Harry Blount, droit comme un piquet, se tenait, chapeau bas, à quelque distance. La désinvolture de son compagnon avait pour effet d’ajouter encore à sa raideur habituelle.

En ce moment reparut l’iemschik, qui était parvenu à rattraper ses deux chevaux. Il jeta tout d’abord un œil de regret sur le magnifique animal, gisant sur le sol, qu’il allait être obligé d’abandonner aux oiseaux de proie, et il s’occupa de réinstaller son attelage.

Michel Strogoff lui fit alors connaître la situation des deux voyageurs et son projet de mettre un des chevaux du tarentass à leur disposition.

« Comme il te plaira, répondit l’iemschik. Seulement, deux voitures au lieu d’une…

— Bon ! l’ami, répondit Alcide Jolivet, qui comprit l’insinuation, on te payera double.

— Va donc, mes tourtereaux ! » cria l’iemschik.
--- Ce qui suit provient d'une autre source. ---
+template <int CIN, int COUT, int TH, bool WREG>
+struct DeconvBwdCfg {
+  static constexpr int TPIX = TH * 32;
+  static constexpr int K4 = 4 * COUT;
+  static constexpr int IB = CIN / 32, CB = K4 / 32;
+  static constexpr int BLKB = TPIX * 64 + 64;
+  static constexpr int NK16 = K4 / 16;
+  static constexpr int XS = 0, DUS = IB * BLKB, SXF = DUS + CB * BLKB, OSCR = SXF + 2 * CIN * 4, WL = OSCR + 8 * 32 * 80;
+  static constexpr int LDS = WL + (WREG ? 0 : CIN * K4 * 2);
+};
+
+template <int CIN, int COUT, int TH, bool WREG>
+__global__ void __launch_bounds__(512) deconv_bwd_kernel(const DeconvBwdParams p) {
+  typedef DeconvBwdCfg<CIN, COUT, TH, WREG> C;
+  typedef Mma<bf16_t> M;
+  typedef M::Frag Frag;
+  constexpr int TPIX = C::TPIX, K4 = C::K4, IB = C::IB, CB = C::CB, BLKB = C::BLKB, NK16 = C::NK16;
+  constexpr int GX = CIN / 8, GD = COUT / 8;
+  constexpr int NX = TPIX * GX / 512;
+  constexpr int ND = TPIX * 4 * GD / 512;
+  constexpr int RPD = 64 * GD;
+  constexpr int NDY = RPD >= 512 ? 2 : 1;
+  constexpr int NPB = TPIX / 32;
+  constexpr int WCB = CB / 4, WIB = IB / 2;
+  constexpr int NK = TPIX / 16;
+  static_assert(NPB * IB == 8, "one (tile row, ci block) of dX per wave");
+  static_assert(NX * 512 == TPIX * GX && ND * 512 == TPIX * 4 * GD && (512 % GX) == 0 && (RPD >= 512 ? RPD == 512 : 512 % RPD == 0), "staging map");
+  static_assert(CB % 4 == 0 && IB % 2 == 0, "4 x 2 wave grid over the dW blocks");
+
+  extern __shared__ __attribute__((aligned(16))) unsigned char smem[];
+  unsigned char* const xs = smem + C::XS;
+  unsigned char* const dus = smem + C::DUS;
+  float* const sxf = reinterpret_cast<float*>(smem + C::SXF);
+  const int tid = threadIdx.x, lane = tid & 63;
+  const int wave = __builtin_amdgcn_readfirstlane(tid >> 6);
+  const int r = lane & 31, hh = lane >> 5, g4 = lane >> 4, li = lane & 15;
+
+  const int t0 = blockIdx.x, tstep = gridDim.x;
+  if (t0 >= p.ntiles) return;
+  const int nstage = (p.ntiles - t0 + tstep - 1) / tstep;
+
+  const bool xf = p.xf != 0;
+  const float flo = xf_floor(p.xf);
+  for (int i = tid; i < CIN; i += 512) { sxf[i] = xf ? p.sc[i] : 1.f; sxf[CIN + i] = xf ? p.sh[i] : 0.f; }
+  if constexpr (!WREG) {
+    const db_u32x4* const src = reinterpret_cast<const db_u32x4*>(p.wp);
+    db_u32x4* const dst = reinterpret_cast<db_u32x4*>(smem + C::WL);
+    for (int i = tid; i < CIN * K4 / 8; i += 512) dst[i] = src[i];
+  }
+
+  unsigned gox[NX], lox[NX], god[ND], lod[ND];
+  const int xg = tid % GX;
+#pragma unroll
+  for (int k = 0; k < NX; ++k) {
+    const int pix = (tid + 512 * k) / GX;
+    const int ly = pix >> 5, lx = pix & 31;
+    gox[k] = (unsigned)(ly * p.w + lx) * (unsigned)(CIN * 2) + (unsigned)xg * 16u;
+    lox[k] = (unsigned)((xg >> 2) * BLKB + pix * 64 + (((xg & 3) ^ ((pix >> 2) & 3)) * 16));
+  }
+  const int dg = tid % GD;
+  const int dcol = (tid / GD) & 63;
+  const int ddx = dcol & 1;
+#pragma unroll
+  for (int k = 0; k < ND; ++k) {
+    const int rr = (tid + 512 * k) / RPD;
+    const int ly = rr >> 1, dy = rr & 1;
+    const int pix = ly * 32 + (dcol >> 1);
+    const int k4 = (dy * 2 + ddx) * COUT + dg * 8;
+    god[k] = (unsigned)((2 * ly + dy) * (2 * p.w) + dcol) * (unsigned)(COUT * 2) + (unsigned)dg * 16u;
+    lod[k] = (unsigned)((k4 >> 5) * BLKB + pix * 64 + ((((k4 & 31) >> 3) ^ ((pix >> 2) & 3)) * 16));
+  }
+  const int dy_fix = ((tid / RPD) & 1);
+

Nadia était remontée dans le tarentass, que suivaient à pied Michel Strogoff et ses deux compagnons.

Il était trois heures. La bourrasque, alors dans sa période décroissante, ne se déchaînait plus aussi violemment à travers le défilé, et la route fut remontée rapidement.

Aux premières lueurs de l’aube, le tarentass avait rejoint la télègue, qui était consciencieusement embourbée jusqu’au moyeu de ses roues. On comprenait parfaitement qu’un vigoureux coup de collier de son attelage eût opéré la séparation des deux trains.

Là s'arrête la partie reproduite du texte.